WHAT THIS TASK INVOLVES:
Provide the number of lines in the records that hold the string "MULTI", without any other words.

Stored data:
....
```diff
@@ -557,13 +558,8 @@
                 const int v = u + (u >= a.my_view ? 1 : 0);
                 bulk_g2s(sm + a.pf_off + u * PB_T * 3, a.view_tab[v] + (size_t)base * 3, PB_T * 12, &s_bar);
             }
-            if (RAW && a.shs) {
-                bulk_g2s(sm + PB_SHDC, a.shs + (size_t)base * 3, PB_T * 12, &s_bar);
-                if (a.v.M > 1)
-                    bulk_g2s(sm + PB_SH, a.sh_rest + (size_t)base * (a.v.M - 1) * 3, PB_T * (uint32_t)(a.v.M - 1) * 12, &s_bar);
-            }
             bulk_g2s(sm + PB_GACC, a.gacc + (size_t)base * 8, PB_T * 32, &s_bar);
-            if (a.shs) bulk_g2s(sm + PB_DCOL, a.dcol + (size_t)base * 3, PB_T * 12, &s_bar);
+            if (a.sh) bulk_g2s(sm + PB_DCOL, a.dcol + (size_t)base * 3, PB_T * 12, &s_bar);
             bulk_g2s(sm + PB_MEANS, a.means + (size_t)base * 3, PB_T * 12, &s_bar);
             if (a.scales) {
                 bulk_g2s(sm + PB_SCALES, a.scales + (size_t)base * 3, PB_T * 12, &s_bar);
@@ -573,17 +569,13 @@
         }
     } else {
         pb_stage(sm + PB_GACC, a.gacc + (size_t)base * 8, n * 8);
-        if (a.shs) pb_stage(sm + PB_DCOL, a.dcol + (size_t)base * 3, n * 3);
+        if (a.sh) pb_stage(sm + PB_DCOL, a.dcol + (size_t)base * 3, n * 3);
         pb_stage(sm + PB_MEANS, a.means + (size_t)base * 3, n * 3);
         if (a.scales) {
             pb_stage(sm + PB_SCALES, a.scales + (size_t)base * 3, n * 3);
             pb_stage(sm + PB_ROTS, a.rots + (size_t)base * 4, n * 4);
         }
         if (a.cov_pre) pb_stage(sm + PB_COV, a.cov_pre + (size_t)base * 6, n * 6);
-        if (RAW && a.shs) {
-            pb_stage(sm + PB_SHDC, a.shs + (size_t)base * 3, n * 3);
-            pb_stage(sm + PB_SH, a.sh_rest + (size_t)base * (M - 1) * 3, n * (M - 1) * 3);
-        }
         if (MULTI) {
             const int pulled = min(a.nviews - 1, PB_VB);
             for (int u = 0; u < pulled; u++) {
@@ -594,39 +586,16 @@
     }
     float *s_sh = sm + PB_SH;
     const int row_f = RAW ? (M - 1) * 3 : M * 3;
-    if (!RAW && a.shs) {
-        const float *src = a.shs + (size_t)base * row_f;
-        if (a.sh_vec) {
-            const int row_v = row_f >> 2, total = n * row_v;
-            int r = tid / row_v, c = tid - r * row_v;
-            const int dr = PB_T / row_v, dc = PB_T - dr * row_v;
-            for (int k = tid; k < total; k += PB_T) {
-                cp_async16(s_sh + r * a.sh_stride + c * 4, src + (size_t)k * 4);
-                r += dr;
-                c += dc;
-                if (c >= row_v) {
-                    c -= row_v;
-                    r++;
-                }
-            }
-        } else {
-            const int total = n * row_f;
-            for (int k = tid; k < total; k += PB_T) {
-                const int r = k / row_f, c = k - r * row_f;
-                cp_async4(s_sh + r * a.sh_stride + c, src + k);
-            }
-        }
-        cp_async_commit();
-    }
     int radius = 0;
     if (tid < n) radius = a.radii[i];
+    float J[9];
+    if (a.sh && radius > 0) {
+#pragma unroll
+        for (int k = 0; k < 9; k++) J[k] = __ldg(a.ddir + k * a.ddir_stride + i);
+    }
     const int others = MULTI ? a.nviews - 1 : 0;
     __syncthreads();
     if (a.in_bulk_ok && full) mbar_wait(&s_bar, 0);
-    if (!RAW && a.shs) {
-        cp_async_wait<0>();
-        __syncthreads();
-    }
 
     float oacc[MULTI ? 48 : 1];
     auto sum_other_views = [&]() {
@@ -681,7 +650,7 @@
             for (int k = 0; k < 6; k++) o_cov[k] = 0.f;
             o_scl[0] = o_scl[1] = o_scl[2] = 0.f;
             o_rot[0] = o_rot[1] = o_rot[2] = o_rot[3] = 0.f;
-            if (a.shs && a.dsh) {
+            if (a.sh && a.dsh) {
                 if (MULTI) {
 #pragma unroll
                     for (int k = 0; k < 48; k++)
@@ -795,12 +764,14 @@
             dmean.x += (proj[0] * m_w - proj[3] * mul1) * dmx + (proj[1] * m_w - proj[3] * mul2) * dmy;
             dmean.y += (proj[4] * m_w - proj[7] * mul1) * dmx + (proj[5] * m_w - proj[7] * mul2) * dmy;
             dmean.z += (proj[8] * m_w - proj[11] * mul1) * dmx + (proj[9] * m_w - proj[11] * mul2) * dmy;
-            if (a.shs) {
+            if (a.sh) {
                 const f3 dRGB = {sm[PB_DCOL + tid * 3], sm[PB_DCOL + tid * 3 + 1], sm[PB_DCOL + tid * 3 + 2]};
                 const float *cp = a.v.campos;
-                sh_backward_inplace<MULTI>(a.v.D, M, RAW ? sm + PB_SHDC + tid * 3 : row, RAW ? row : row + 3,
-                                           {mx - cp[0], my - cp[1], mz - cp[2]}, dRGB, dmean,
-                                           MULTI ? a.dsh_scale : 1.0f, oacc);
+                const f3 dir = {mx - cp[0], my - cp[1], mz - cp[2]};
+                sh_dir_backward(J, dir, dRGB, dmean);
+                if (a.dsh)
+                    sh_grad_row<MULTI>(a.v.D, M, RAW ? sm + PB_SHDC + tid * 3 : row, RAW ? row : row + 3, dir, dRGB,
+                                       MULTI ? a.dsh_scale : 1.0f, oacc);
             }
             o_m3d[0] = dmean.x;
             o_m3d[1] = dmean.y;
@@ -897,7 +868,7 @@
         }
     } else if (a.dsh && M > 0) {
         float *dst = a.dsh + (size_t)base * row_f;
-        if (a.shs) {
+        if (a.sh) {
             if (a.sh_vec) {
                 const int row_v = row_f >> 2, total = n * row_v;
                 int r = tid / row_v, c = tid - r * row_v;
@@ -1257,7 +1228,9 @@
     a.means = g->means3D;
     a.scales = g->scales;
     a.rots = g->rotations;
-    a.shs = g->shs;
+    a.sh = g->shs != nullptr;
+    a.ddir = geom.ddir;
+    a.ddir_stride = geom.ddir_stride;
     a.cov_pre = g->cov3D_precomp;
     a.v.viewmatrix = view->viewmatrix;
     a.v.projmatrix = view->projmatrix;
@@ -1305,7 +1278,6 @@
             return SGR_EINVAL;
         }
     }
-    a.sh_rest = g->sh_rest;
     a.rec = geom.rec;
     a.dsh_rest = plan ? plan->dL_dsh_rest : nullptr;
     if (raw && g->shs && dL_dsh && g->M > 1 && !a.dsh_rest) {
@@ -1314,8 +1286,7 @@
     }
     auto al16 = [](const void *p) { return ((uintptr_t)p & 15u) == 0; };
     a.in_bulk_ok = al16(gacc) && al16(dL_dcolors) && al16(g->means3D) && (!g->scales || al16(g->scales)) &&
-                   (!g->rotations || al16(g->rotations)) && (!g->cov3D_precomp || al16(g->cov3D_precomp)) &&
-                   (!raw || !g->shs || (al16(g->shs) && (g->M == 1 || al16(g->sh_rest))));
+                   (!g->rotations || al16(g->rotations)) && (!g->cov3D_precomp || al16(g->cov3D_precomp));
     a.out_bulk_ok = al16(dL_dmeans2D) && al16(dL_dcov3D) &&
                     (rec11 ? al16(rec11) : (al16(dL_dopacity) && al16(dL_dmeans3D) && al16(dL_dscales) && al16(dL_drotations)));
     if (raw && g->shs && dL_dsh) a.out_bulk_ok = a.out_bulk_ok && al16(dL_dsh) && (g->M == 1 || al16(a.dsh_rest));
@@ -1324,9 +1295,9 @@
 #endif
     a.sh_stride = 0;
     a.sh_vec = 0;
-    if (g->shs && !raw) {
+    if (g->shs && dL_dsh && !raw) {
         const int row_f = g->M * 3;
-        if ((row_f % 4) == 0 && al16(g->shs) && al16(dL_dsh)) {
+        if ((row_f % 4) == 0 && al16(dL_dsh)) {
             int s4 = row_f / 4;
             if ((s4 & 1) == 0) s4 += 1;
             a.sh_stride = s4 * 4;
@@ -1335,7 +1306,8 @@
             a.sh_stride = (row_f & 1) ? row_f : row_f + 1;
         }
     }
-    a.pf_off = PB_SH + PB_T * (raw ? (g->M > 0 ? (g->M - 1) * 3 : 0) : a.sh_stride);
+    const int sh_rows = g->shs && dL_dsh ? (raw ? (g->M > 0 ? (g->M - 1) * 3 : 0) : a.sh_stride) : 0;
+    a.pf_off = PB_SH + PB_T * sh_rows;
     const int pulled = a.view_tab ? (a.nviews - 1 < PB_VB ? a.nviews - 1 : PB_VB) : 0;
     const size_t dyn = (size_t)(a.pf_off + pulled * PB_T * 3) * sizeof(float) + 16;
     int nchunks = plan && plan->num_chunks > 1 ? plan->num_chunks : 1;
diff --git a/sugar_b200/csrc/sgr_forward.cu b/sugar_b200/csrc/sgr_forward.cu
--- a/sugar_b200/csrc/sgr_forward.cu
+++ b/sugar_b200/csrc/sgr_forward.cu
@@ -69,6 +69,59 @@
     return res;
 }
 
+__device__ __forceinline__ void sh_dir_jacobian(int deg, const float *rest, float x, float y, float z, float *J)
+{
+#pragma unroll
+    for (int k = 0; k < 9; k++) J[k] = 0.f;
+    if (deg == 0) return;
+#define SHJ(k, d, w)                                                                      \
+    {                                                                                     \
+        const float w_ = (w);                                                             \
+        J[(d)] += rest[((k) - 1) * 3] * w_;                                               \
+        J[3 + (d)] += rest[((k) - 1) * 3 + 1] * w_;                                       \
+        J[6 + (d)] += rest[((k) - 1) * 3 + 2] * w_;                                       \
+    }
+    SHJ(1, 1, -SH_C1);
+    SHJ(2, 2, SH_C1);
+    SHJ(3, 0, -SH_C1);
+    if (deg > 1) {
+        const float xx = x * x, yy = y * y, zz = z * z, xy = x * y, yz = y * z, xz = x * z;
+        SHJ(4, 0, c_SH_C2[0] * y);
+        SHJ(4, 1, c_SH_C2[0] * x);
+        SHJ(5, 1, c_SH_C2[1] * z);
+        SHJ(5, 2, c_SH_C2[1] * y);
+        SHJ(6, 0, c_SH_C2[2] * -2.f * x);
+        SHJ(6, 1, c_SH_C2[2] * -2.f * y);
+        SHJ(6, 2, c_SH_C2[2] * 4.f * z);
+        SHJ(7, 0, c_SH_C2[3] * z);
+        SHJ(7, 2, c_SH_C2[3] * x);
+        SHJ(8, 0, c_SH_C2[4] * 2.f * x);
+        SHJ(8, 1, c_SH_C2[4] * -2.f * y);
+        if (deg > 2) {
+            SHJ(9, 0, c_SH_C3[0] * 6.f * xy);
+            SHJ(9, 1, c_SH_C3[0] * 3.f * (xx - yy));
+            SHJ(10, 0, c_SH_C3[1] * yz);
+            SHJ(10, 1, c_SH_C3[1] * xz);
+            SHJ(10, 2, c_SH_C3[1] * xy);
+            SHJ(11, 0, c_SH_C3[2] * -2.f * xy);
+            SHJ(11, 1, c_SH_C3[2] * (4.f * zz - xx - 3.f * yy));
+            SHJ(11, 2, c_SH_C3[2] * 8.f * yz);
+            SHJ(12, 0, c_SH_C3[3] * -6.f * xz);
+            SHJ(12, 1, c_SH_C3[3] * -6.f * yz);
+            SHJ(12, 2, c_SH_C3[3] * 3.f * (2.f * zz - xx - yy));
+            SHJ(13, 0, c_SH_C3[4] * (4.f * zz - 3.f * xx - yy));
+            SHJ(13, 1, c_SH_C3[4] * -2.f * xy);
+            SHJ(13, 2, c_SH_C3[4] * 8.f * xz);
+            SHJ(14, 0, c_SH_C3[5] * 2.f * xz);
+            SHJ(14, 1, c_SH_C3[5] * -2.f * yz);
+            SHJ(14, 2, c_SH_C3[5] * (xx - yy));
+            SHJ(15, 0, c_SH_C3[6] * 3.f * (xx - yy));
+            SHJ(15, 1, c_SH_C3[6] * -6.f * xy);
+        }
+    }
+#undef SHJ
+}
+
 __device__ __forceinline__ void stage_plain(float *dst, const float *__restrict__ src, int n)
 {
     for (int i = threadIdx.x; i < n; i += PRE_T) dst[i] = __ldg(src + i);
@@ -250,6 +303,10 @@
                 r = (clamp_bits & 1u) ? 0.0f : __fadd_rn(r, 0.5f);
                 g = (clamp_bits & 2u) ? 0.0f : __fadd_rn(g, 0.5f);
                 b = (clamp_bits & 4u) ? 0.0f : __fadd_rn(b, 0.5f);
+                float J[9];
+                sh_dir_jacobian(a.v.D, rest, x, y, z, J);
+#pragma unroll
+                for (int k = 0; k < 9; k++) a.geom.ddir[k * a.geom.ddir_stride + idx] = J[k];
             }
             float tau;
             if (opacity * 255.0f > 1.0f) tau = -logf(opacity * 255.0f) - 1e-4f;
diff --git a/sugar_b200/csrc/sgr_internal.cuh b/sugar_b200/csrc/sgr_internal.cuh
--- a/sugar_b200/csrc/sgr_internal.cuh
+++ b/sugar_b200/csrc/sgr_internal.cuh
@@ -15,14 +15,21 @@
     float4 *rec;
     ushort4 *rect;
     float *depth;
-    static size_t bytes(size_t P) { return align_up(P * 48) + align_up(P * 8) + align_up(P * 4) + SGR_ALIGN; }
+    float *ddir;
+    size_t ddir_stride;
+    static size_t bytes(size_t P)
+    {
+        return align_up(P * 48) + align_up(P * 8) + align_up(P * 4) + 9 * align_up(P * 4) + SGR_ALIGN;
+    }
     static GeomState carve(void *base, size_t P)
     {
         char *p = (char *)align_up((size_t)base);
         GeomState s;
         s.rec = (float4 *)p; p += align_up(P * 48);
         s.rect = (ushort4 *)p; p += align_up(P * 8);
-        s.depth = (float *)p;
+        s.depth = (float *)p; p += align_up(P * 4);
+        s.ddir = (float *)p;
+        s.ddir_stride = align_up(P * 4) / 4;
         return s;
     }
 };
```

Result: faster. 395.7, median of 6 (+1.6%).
....
RESPONSE BOX:
8